WHAT THE EXERCISE ASKS:
Once a line is found to contain "unsigned", copy it out of the listing.

DATA RECORDS:
template <bool ALIGNED4, bool SYM8>
__global__ __launch_bounds__(SYM_THREADS) void k_symbolize(const uint8_t *__restrict__ text,
                                                    const uint64_t *__restrict__ doc_off,
                                                    uint32_t n_docs, uint64_t total, DtkSigmaDev sig,
                                                    void *__restrict__ sym_,
                                                    const uint32_t *__restrict__ blk_doc,
                                                    unsigned long long *__restrict__ n_invalid,
                                                    uint32_t *__restrict__ rs_bits,
                                                    uint32_t *__restrict__ ev_bits, uint32_t bit_words,
                                                    uint4 *__restrict__ acc, uint32_t acc16,
                                                    unsigned long long epoch) {
  if (acc) {
    const uint4 z = make_uint4(0u, 0u, 0u, 0u);
    for (uint32_t i = blockIdx.x * SYM_THREADS + threadIdx.x; i < acc16; i += gridDim.x * SYM_THREADS) {
      if (i == 3u) reinterpret_cast<unsigned long long *>(acc)[7] = 0ull;
      else acc[i] = z;
    }
  }
  uint16_t *__restrict__ sym = static_cast<uint16_t *>(sym_);
  uint8_t *__restrict__ sym8 = static_cast<uint8_t *>(sym_);
  __shared__ uint32_t s_rs[SYM_BLOCK_BYTES / 32];
  __shared__ uint16_t lut[128];
  __shared__ uint16_t lat[256];
  __shared__ uint32_t s_runes[SYM_SIG_LDS];
  __shared__ uint16_t s_syms[SYM_SIG_LDS];
  __shared__ uint32_t s_txt[SYM_BLOCK_BYTES / 4 + 4];
  __shared__ uint16_t s_qs[SYM_BLOCK_BYTES / SYM_HALF][SYM_HALF];
  __shared__ uint64_t s_doff[SYM_DOFF];
  const uint32_t tid = threadIdx.x, lane = tid & (WAVE - 1u), half = tid >> 6;
  uint16_t *s_q = s_qs[half];
  const bool sig_lds = sig.n_runes <= SYM_SIG_LDS;
  for (uint32_t i = tid; i < SYM_BLOCK_BYTES / 32; i += SYM_THREADS) s_rs[i] = 0;
  for (uint32_t i = tid; i < 256u; i += SYM_THREADS) {
    if (SYM8) {
      lat[i] = sig.code_lt256[i];
      if (sig_lds && i < sig.n_runes) { s_runes[i] = sig.runes[i]; s_syms[i] = sig.code_runes[i]; }
    } else {
      const uint32_t e = (sig.ascii[i] & DTK_SYM_MASK) | (i == DTK_EOT ? (1u << DTK_SYM_CLS_SHIFT) : 0u);
      lat[i] = (uint16_t)e;
      if (i < 128u) lut[i] = (uint16_t)(e | (1u << DTK_SYM_W_SHIFT));
      if (sig_lds && i < sig.n_runes) { s_runes[i] = sig.runes[i]; s_syms[i] = sig.syms[i]; }
    }
  }
  const uint64_t block_start = (uint64_t)blockIdx.x * SYM_BLOCK_BYTES;
  const uint32_t n_here = (uint32_t)min((uint64_t)SYM_BLOCK_BYTES, total - block_start);
  const uint32_t d_lo = blk_doc[blockIdx.x];
  const uint32_t d_hi = min(blk_doc[blockIdx.x + 1], n_docs - 1);
  const uint32_t n_off = d_hi - d_lo + 2u;
  if (n_off <= SYM_DOFF && tid < n_off) s_doff[tid] = doc_off[d_lo + tid];
  {
    auto load4 = [&](uint64_t g) -> uint32_t {
      if (ALIGNED4) return g < total ? *reinterpret_cast<const uint32_t *>(text + g) : 0u;
      uint32_t x = 0;
      for (int k = 0; k < 4; k++)
        if (g + k < total) x |= (uint32_t)text[g + k] << (8 * k);
      return x;
    };
    uint32_t v[SYM_BLOCK_BYTES / 4 / SYM_THREADS];
#pragma unroll
    for (uint32_t r = 0; r < SYM_BLOCK_BYTES / 4 / SYM_THREADS; r++) v[r] = load4(block_start + (r * SYM_THREADS + tid) * 4u);
    uint32_t halo = 0;
    if (tid == 0 && block_start >= 4) halo = load4(block_start - 4);
    if (tid == 1) halo = load4(block_start + SYM_BLOCK_BYTES);
#pragma unroll
    for (uint32_t r = 0; r < SYM_BLOCK_BYTES / 4 / SYM_THREADS; r++) s_txt[1 + r * SYM_THREADS + tid] = v[r];
    if (tid == 0) s_txt[0] = halo;
    if (tid == 1) s_txt[1 + SYM_BLOCK_BYTES / 4] = halo;
  }
  __syncthreads();
  const uint8_t *__restrict__ sb = reinterpret_cast<const uint8_t *>(s_txt) + 4;

  const uint64_t lo_start = doc_off[d_lo], lo_end = doc_off[d_lo + 1];
  if (ev_bits) {
    const uint64_t ga = block_start + d_lo, gb = block_start + n_here + d_hi + 1u;
    const uint32_t wa = blockIdx.x == 0 ? 0u : (uint32_t)(ga >> 5);
    uint32_t wb = (uint32_t)((gb + 31u) >> 5);
    if (wb > bit_words || blockIdx.x == gridDim.x - 1) wb = bit_words;
    for (uint32_t w = wa + tid; w < wb; w += SYM_THREADS)
#pragma unroll
      for (uint32_t k = 0; k < EVB_KINDS; k++) ev_bits[(size_t)k * bit_words + w] = 0u;
  }
  const bool sym16 = ((reinterpret_cast<uintptr_t>(sym_) + (SYM8 ? 1ull : 2ull) * block_start) & (SYM8 ? 7u : 15u)) == 0;

  if (half * SYM_HALF < n_here) {
    uint32_t qn = 0;
    auto light = [&](auto full_tag, uint32_t it) {
      constexpr bool FULL = decltype(full_tag)::value;
      const uint32_t i0 = half * SYM_HALF + it * SYM_TILE + lane * 8u;
      const uint32_t w0 = s_txt[1 + (i0 >> 2)], w1 = s_txt[2 + (i0 >> 2)];
      uint32_t left = 8u;
      if (!FULL) left = i0 < n_here ? (n_here - i0 >= 8u ? 8u : n_here - i0) : 0u;
      if (SYM8) {
        if (FULL || (left == 8u && sym16)) {
          *reinterpret_cast<uint2 *>(sym8 + block_start + i0) = make_uint2(w0, w1);
        } else {
          for (uint32_t j = 0; j < left; j++) sym8[block_start + i0 + j] = (uint8_t)((j < 4u ? w0 >> (8u * j) : w1 >> (8u * j - 32u)));
        }
      } else {
        const uint32_t e0 = lut[w0 & 0x7Fu], e1 = lut[(w0 >> 8) & 0x7Fu];
        const uint32_t e2 = lut[(w0 >> 16) & 0x7Fu], e3 = lut[(w0 >> 24) & 0x7Fu];
        const uint32_t e4 = lut[w1 & 0x7Fu], e5 = lut[(w1 >> 8) & 0x7Fu];
        const uint32_t e6 = lut[(w1 >> 16) & 0x7Fu], e7 = lut[(w1 >> 24) & 0x7Fu];
        if (FULL || (left == 8u && sym16)) {
          *reinterpret_cast<uint4 *>(sym + block_start + i0) =
// ... 95 lines not shown
            if (r < rune) l = m + 1; else h = m - 1;
          }
        }
        if (SYM8) sym8[g] = (uint8_t)(start ? a_cls : DTK_SYM_CONT);
        else sym[g] = (uint16_t)(a_cls | (start ? wd << DTK_SYM_W_SHIFT : 0u));
        if (start) atomicOr(&s_rs[pos >> 5], 1u << (pos & 31u));
        bad = start && wd == 1u;
      }
      if (__ballot(bad) != 0ull && lane == 0 &&
          __hip_atomic_load(n_invalid, __ATOMIC_RELAXED, __HIP_MEMORY_SCOPE_AGENT) != epoch)
        atomicMax(n_invalid, epoch);
    }
  }
  __syncthreads();
  for (uint32_t i = tid; i < SYM_BLOCK_BYTES / 32; i += SYM_THREADS)
    if (i * 32u < n_here) rs_bits[(block_start >> 5) + i] = s_rs[i];
}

RESPONSE TO THE EXERCISE:
                                                    unsigned long long *__restrict__ n_invalid,
                                                    unsigned long long epoch) {
      if (i == 3u) reinterpret_cast<unsigned long long *>(acc)[7] = 0ull;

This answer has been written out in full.